Lines before the one containing "n_ * (unsigned int)H;" are left out; that line and every line after it, through the end of the records, are to be reproduced exactly.
--- Exercise data Enclosed Below ---
+                                                               const unsigned short* __restrict__ top, unsigned short* __restrict__ y,
+                                                               long long M, int K, int H, int W) {
+  constexpr int BM = 64 * TM, N = 64;
+  constexpr int D = 8 / TM;
+  __shared__ __attribute__((aligned(16))) unsigned short Ws[2][64 * 32];
+  __shared__ __attribute__((aligned(16))) unsigned short Xs[2][BM * 32];
+  const int t = threadIdx.x, lane = t & 63, wave = t >> 6;
+  const int li = lane & 15, g = lane >> 4;
+  const int KS = K >> 5;
+  const long long mtiles = (M + BM - 1) / BM;
+  const long long my_tiles = blockIdx.x < mtiles ? (mtiles - blockIdx.x + gridDim.x - 1) / gridDim.x : 0;
+  const long long total = my_tiles * KS;
+  if (total == 0) return;
+  float epb[16];
+#pragma unroll
+  for (int j = 0; j < 16; ++j) {
+    const int c = g * 16 + j;
+    epb[j] = (bias && c < nbias) ? bias[c] : 0.f;
+  }
+  long long ltile = blockIdx.x, lleft = total;
+  int lks = 0;
+  auto load = [&](u32x4 (&rx)[TM], u32x4& rw) {
+    const long long m0 = ltile * BM;
+#pragma unroll
+    for (int i = 0; i < TM; ++i) {
+      const int idx = t + i * 256, row = idx >> 2, seg = idx & 3;
+      const long long m = m0 + row < M ? m0 + row : M - 1;
+      rx[i] = *reinterpret_cast<const u32x4*>(x + (size_t)m * K + lks * 32 + seg * 8);
+    }
+    rw = *reinterpret_cast<const u32x4*>(w + (size_t)(t >> 2) * K + lks * 32 + (t & 3) * 8);
+    if (lleft > 1) {
+      --lleft;
+      if (++lks == KS) { lks = 0; ltile += gridDim.x; }
+    }
+  };
+  auto stage = [&](int buf, const u32x4 (&rx)[TM], const u32x4& rw) {
+#pragma unroll
+    for (int i = 0; i < TM; ++i) {
+      const int idx = t + i * 256;
+      *reinterpret_cast<u32x4*>(&Xs[buf][plane_off(idx >> 2, idx & 3)]) = rx[i];
+    }
+    *reinterpret_cast<u32x4*>(&Ws[buf][fl_woff(t >> 2, t & 3)]) = rw;
+  };
+  u32x4 xr[D][TM], wr[D];
+#pragma unroll
+  for (int j = 0; j < D; ++j) load(xr[j], wr[j]);
+  f32x4 acc[4][TM];
+#pragma unroll
+  for (int a = 0; a < 4; ++a)
+#pragma unroll
+    for (int b = 0; b < TM; ++b) acc[a][b] = f32x4{0.f, 0.f, 0.f, 0.f};
+  long long ctile = blockIdx.x;
+  int cks = 0;
+  for (long long s0 = 0; s0 < total; s0 += D) {
+#pragma unroll
+    for (int j = 0; j < D; ++j) {
+      if (s0 + j >= total) continue;
+      const int buf = j & 1;
+      stage(buf, xr[j], wr[j]);
+      load(xr[j], wr[j]);
+      __syncthreads();
+      s16x8 xa[TM], wb[4];
+#pragma unroll
+      for (int tm = 0; tm < TM; ++tm)
+        xa[tm] = *reinterpret_cast<const s16x8*>(&Xs[buf][plane_off(wave * 16 * TM + tm * 16 + li, g)]);
+#pragma unroll
+      for (int tn = 0; tn < 4; ++tn)
+        wb[tn] = *reinterpret_cast<const s16x8*>(&Ws[buf][fl_woff((li >> 2) * 16 + tn * 4 + (li & 3), g)]);
+      const bool last = cks == KS - 1;
+      const long long m0 = ctile * BM;
+      uint4 tv[TM][2];
+      if (last && top) {
+#pragma unroll
+        for (int tm = 0; tm < TM; ++tm) {
+          const long long m = m0 + wave * 16 * TM + tm * 16 + li;
+          const unsigned int mm = (unsigned int)(m < M ? m : M - 1);
+          const unsigned int hq = mm / (unsigned int)W, w_ = mm - hq * (unsigned int)W;
+          const unsigned int n_ = hq / (unsigned int)H, h_ = hq - n_ * (unsigned int)H;
+          const size_t tr = ((size_t)n_ * (H >> 1) + (h_ >> 1)) * (W >> 1) + (w_ >> 1);
+          const uint4* src = reinterpret_cast<const uint4*>(top + tr * N + g * 16);
+          tv[tm][0] = src[0];
+          tv[tm][1] = src[1];
+        }
+      }
+#pragma unroll
+      for (int tn = 0; tn < 4; ++tn)
+#pragma unroll
+        for (int tm = 0; tm < TM; ++tm) acc[tn][tm] = mfma_bf16_16x16x32(wb[tn], xa[tm], acc[tn][tm]);
+      if (last) {
+#pragma unroll
+        for (int tm = 0; tm < TM; ++tm) {
+          const long long m = m0 + wave * 16 * TM + tm * 16 + li;
+          unsigned int pk[8];
+#pragma unroll
+          for (int tn = 0; tn < 4; ++tn) {
+#pragma unroll
+            for (int r2 = 0; r2 < 2; ++r2) {
+              float a0 = acc[tn][tm][2 * r2] + epb[4 * tn + 2 * r2];
+              float a1 = acc[tn][tm][2 * r2 + 1] + epb[4 * tn + 2 * r2 + 1];
+              if (top) {
+                const uint4 q = tv[tm][tn >> 1];
+                const unsigned int tw = (tn & 1) ? (r2 ? q.w : q.z) : (r2 ? q.y : q.x);
+                a0 += __uint_as_float(tw << 16);
+                a1 += __uint_as_float(tw & 0xFFFF0000u);
+              }
+              pk[2 * tn + r2] = pk_bf16(a0, a1);
+            }
+            acc[tn][tm] = f32x4{0.f, 0.f, 0.f, 0.f};
+          }
+          if (m < M) {
+            uint4* dst = reinterpret_cast<uint4*>(y + (size_t)m * N + g * 16);
+            dst[0] = make_uint4(pk[0], pk[1], pk[2], pk[3]);
+            dst[1] = make_uint4(pk[4], pk[5], pk[6], pk[7]);
+          }
+        }
+      }
+      if (++cks == KS) { cks = 0; ctile += gridDim.x; }
+    }
+  }
+}
+
+}
+
+using namespace a3d;
+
--- End of Enclosed Exercise data ---
*Task answer*:
+          const unsigned int n_ = hq / (unsigned int)H, h_ = hq - n_ * (unsigned int)H;
+          const size_t tr = ((size_t)n_ * (H >> 1) + (h_ >> 1)) * (W >> 1) + (w_ >> 1);
+          const uint4* src = reinterpret_cast<const uint4*>(top + tr * N + g * 16);
+          tv[tm][0] = src[0];
+          tv[tm][1] = src[1];
+        }
+      }
+#pragma unroll
+      for (int tn = 0; tn < 4; ++tn)
+#pragma unroll
+        for (int tm = 0; tm < TM; ++tm) acc[tn][tm] = mfma_bf16_16x16x32(wb[tn], xa[tm], acc[tn][tm]);
+      if (last) {
+#pragma unroll
+        for (int tm = 0; tm < TM; ++tm) {
+          const long long m = m0 + wave * 16 * TM + tm * 16 + li;
+          unsigned int pk[8];
+#pragma unroll
+          for (int tn = 0; tn < 4; ++tn) {
+#pragma unroll
+            for (int r2 = 0; r2 < 2; ++r2) {
+              float a0 = acc[tn][tm][2 * r2] + epb[4 * tn + 2 * r2];
+              float a1 = acc[tn][tm][2 * r2 + 1] + epb[4 * tn + 2 * r2 + 1];
+              if (top) {
+                const uint4 q = tv[tm][tn >> 1];
+                const unsigned int tw = (tn & 1) ? (r2 ? q.w : q.z) : (r2 ? q.y : q.x);
+                a0 += __uint_as_float(tw << 16);
+                a1 += __uint_as_float(tw & 0xFFFF0000u);
+              }
+              pk[2 * tn + r2] = pk_bf16(a0, a1);
+            }
+            acc[tn][tm] = f32x4{0.f, 0.f, 0.f, 0.f};
+          }
+          if (m < M) {
+            uint4* dst = reinterpret_cast<uint4*>(y + (size_t)m * N + g * 16);
+            dst[0] = make_uint4(pk[0], pk[1], pk[2], pk[3]);
+            dst[1] = make_uint4(pk[4], pk[5], pk[6], pk[7]);
+          }
+        }
+      }
+      if (++cks == KS) { cks = 0; ctile += gridDim.x; }
+    }
+  }
+}
+
+}
+
+using namespace a3d;
+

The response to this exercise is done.